- Problem description
Transcribe the listing below in its entirety, exactly.

- Given data
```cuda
int bake_prepare(Accel *a, const void *d_records, uint32_t n, const char *who, cudaStream_t s, uint32_t **list,
                 uint32_t *n_cov, uint32_t *launches) {
  uint32_t *offs = static_cast<uint32_t *>(a->d_wave);
  *list = offs + n;
  uint32_t *scratch = *list + n;
  unsigned long long *info = reinterpret_cast<unsigned long long *>(a->d_counters) + 2;
  const Hit16 *rec = static_cast<const Hit16 *>(d_records);
  NRT_CUDA(cudaMemsetAsync(info, 0, 2 * sizeof(unsigned long long), s));
  covered_flags_kernel<<<(n + 255) / 256, 256, 0, s>>>(rec, n, a->n_prims, offs, info);
  NRT_CUDA(cudaGetLastError());
  if (const int rc = exclusive_scan_u32_async(offs, offs, n, scratch, s)) return rc;
  compact_texels_kernel<<<(n + 255) / 256, 256, 0, s>>>(rec, n, offs, *list, info);
  NRT_CUDA(cudaGetLastError());
  *launches += 2 + scan_launches(n);
  unsigned long long h[2] = {0, 0};
  NRT_CUDA(cudaMemcpyAsync(h, info, sizeof(h), cudaMemcpyDeviceToHost, s));
  NRT_CUDA(cudaStreamSynchronize(s));
  if (h[1]) {
    set_error(std::string(who) + ": a record's prim_id is not a face of the world accel");
    return NRT_ERR_INVALID;
  }
  *n_cov = (uint32_t)h[0];
  return NRT_OK;
}

}
// ... 240 lines not shown
```

### nanort_b200/csrc/bdpt.cu

```cuda
#include <algorithm>
#include <mutex>
#include <string>

#include "../../include/nanort_b200_scene_bdpt.h"
#include "common.cuh"
#include "radix_sort.cuh"
#include "scan.cuh"
#include "scene.cuh"
#include "wavefront.cuh"

namespace nrt {

int launch_traverse_bdpt_bounce(const Accel *a, const bd::BounceRays &rays, const bd::BounceEpilogue &epi,
                                const unsigned long long *d_count, size_t capacity, uint32_t flags, cudaStream_t s);
int launch_traverse_bdpt_connect(const Accel *a, const bd::ConnRays &rays, const bd::ConnEpilogue &epi,
                                 const unsigned long long *d_count, size_t capacity, uint32_t flags, cudaStream_t s);

namespace {

using namespace bd;

constexpr size_t kWaveBudget = (size_t)512 << 20;

__device__ __forceinline__ void emissive_flag(const Scene &sc, uint32_t id, uint32_t *flag, unsigned long long *info) {
// ... 527 lines not shown
  const uint32_t slot = conns[i].slot, el = conns[i].el, l = el >> 16;
  const size_t ie = (size_t)slot * sp.stride + (el & 0xFFFFu) - 1, il = (size_t)slot * sp.stride + l - 1;
  const float3 pe = f3(sp.eye[ie].position), pl = f3(sp.light[il].position);
  float3 to;
  float dist;
  conn_ray(pe, pl, to, dist);
  const float3 ge = g.geo_normal(sv.eye_inst[ie], sp.eye[ie].prim_id);
  const float3 gl = l == 1 ? g.geo_normal(sv.light_pair[2 * (size_t)slot], sv.light_pair[2 * (size_t)slot + 1])
                           : g.geo_normal(sv.light_inst[il], sp.light[il].prim_id);
  const float3 o = LiftedOrigin{ge}(pe, to);
  Ray36 r;
  r.org[0] = o.x, r.org[1] = o.y, r.org[2] = o.z;
  r.dir[0] = to.x, r.dir[1] = to.y, r.dir[2] = to.z;
  r.min_t = kEps;
  r.max_t = SceneSpawn::plane_max_t(pe.x, pe.y, pe.z, o.x, o.y, o.z, to.x, to.y, to.z, dist, gl.x, gl.y, gl.z);
  r.type = 0;
  rays[i] = r;
}

__global__ void __launch_bounds__(256)
    scene_conn_g_kernel(Conn *__restrict__ conns, uint32_t n, Subpaths sp, const Ray36 *__restrict__ rays,
                        const SceneHit32 *__restrict__ hits, const uint8_t *__restrict__ mask) {
  const uint32_t i = blockIdx.x * blockDim.x + threadIdx.x;
  if (i >= n) return;
  Conn &c = conns[i];
  const uint32_t slot = c.slot, el = c.el;
  const nrt_bdpt_vertex &ev = sp.eye[(size_t)slot * sp.stride + (el & 0xFFFFu) - 1];
  const nrt_bdpt_vertex &lv = sp.light[(size_t)slot * sp.stride + (el >> 16) - 1];
  float3 to;
  float dist;
  conn_ray(f3(ev.position), f3(lv.position), to, dist);
  const bool blocked = mask[i] && hits[i].t < rays[i].max_t;
  conn_finish(c, blocked ? 0.0f : g_term(to, dist, f3(ev.norm), f3(lv.norm)));
}

uint32_t scan_launches(uint32_t n) {
  const uint32_t tiles = (n + kScanTile - 1) / kScanTile;
  return n == 0 ? 0u : tiles > 1 ? 2u + scan_launches(tiles) : 1u;
}

uint32_t max_conns(uint32_t B) { return B * (B + 1) / 2; }

struct Out {
  nrt_bdpt_vertex *eye, *light;
  uint32_t *n_eye, *n_light;
  float *rgb;
  uint32_t *eye_inst, *light_inst, *light_pair;
};
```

- Task answer
```cuda
int bake_prepare(Accel *a, const void *d_records, uint32_t n, const char *who, cudaStream_t s, uint32_t **list,
                 uint32_t *n_cov, uint32_t *launches) {
  uint32_t *offs = static_cast<uint32_t *>(a->d_wave);
  *list = offs + n;
  uint32_t *scratch = *list + n;
  unsigned long long *info = reinterpret_cast<unsigned long long *>(a->d_counters) + 2;
  const Hit16 *rec = static_cast<const Hit16 *>(d_records);
  NRT_CUDA(cudaMemsetAsync(info, 0, 2 * sizeof(unsigned long long), s));
  covered_flags_kernel<<<(n + 255) / 256, 256, 0, s>>>(rec, n, a->n_prims, offs, info);
  NRT_CUDA(cudaGetLastError());
  if (const int rc = exclusive_scan_u32_async(offs, offs, n, scratch, s)) return rc;
  compact_texels_kernel<<<(n + 255) / 256, 256, 0, s>>>(rec, n, offs, *list, info);
  NRT_CUDA(cudaGetLastError());
  *launches += 2 + scan_launches(n);
  unsigned long long h[2] = {0, 0};
  NRT_CUDA(cudaMemcpyAsync(h, info, sizeof(h), cudaMemcpyDeviceToHost, s));
  NRT_CUDA(cudaStreamSynchronize(s));
  if (h[1]) {
    set_error(std::string(who) + ": a record's prim_id is not a face of the world accel");
    return NRT_ERR_INVALID;
  }
  *n_cov = (uint32_t)h[0];
  return NRT_OK;
}

}
// ... 240 lines not shown
```

### nanort_b200/csrc/bdpt.cu

```cuda
#include <algorithm>
#include <mutex>
#include <string>

#include "../../include/nanort_b200_scene_bdpt.h"
#include "common.cuh"
#include "radix_sort.cuh"
#include "scan.cuh"
#include "scene.cuh"
#include "wavefront.cuh"

namespace nrt {

int launch_traverse_bdpt_bounce(const Accel *a, const bd::BounceRays &rays, const bd::BounceEpilogue &epi,
                                const unsigned long long *d_count, size_t capacity, uint32_t flags, cudaStream_t s);
int launch_traverse_bdpt_connect(const Accel *a, const bd::ConnRays &rays, const bd::ConnEpilogue &epi,
                                 const unsigned long long *d_count, size_t capacity, uint32_t flags, cudaStream_t s);

namespace {

using namespace bd;

constexpr size_t kWaveBudget = (size_t)512 << 20;

__device__ __forceinline__ void emissive_flag(const Scene &sc, uint32_t id, uint32_t *flag, unsigned long long *info) {
// ... 527 lines not shown
  const uint32_t slot = conns[i].slot, el = conns[i].el, l = el >> 16;
  const size_t ie = (size_t)slot * sp.stride + (el & 0xFFFFu) - 1, il = (size_t)slot * sp.stride + l - 1;
  const float3 pe = f3(sp.eye[ie].position), pl = f3(sp.light[il].position);
  float3 to;
  float dist;
  conn_ray(pe, pl, to, dist);
  const float3 ge = g.geo_normal(sv.eye_inst[ie], sp.eye[ie].prim_id);
  const float3 gl = l == 1 ? g.geo_normal(sv.light_pair[2 * (size_t)slot], sv.light_pair[2 * (size_t)slot + 1])
                           : g.geo_normal(sv.light_inst[il], sp.light[il].prim_id);
  const float3 o = LiftedOrigin{ge}(pe, to);
  Ray36 r;
  r.org[0] = o.x, r.org[1] = o.y, r.org[2] = o.z;
  r.dir[0] = to.x, r.dir[1] = to.y, r.dir[2] = to.z;
  r.min_t = kEps;
  r.max_t = SceneSpawn::plane_max_t(pe.x, pe.y, pe.z, o.x, o.y, o.z, to.x, to.y, to.z, dist, gl.x, gl.y, gl.z);
  r.type = 0;
  rays[i] = r;
}

__global__ void __launch_bounds__(256)
    scene_conn_g_kernel(Conn *__restrict__ conns, uint32_t n, Subpaths sp, const Ray36 *__restrict__ rays,
                        const SceneHit32 *__restrict__ hits, const uint8_t *__restrict__ mask) {
  const uint32_t i = blockIdx.x * blockDim.x + threadIdx.x;
  if (i >= n) return;
  Conn &c = conns[i];
  const uint32_t slot = c.slot, el = c.el;
  const nrt_bdpt_vertex &ev = sp.eye[(size_t)slot * sp.stride + (el & 0xFFFFu) - 1];
  const nrt_bdpt_vertex &lv = sp.light[(size_t)slot * sp.stride + (el >> 16) - 1];
  float3 to;
  float dist;
  conn_ray(f3(ev.position), f3(lv.position), to, dist);
  const bool blocked = mask[i] && hits[i].t < rays[i].max_t;
  conn_finish(c, blocked ? 0.0f : g_term(to, dist, f3(ev.norm), f3(lv.norm)));
}

uint32_t scan_launches(uint32_t n) {
  const uint32_t tiles = (n + kScanTile - 1) / kScanTile;
  return n == 0 ? 0u : tiles > 1 ? 2u + scan_launches(tiles) : 1u;
}

uint32_t max_conns(uint32_t B) { return B * (B + 1) / 2; }

struct Out {
  nrt_bdpt_vertex *eye, *light;
  uint32_t *n_eye, *n_light;
  float *rgb;
  uint32_t *eye_inst, *light_inst, *light_pair;
};
```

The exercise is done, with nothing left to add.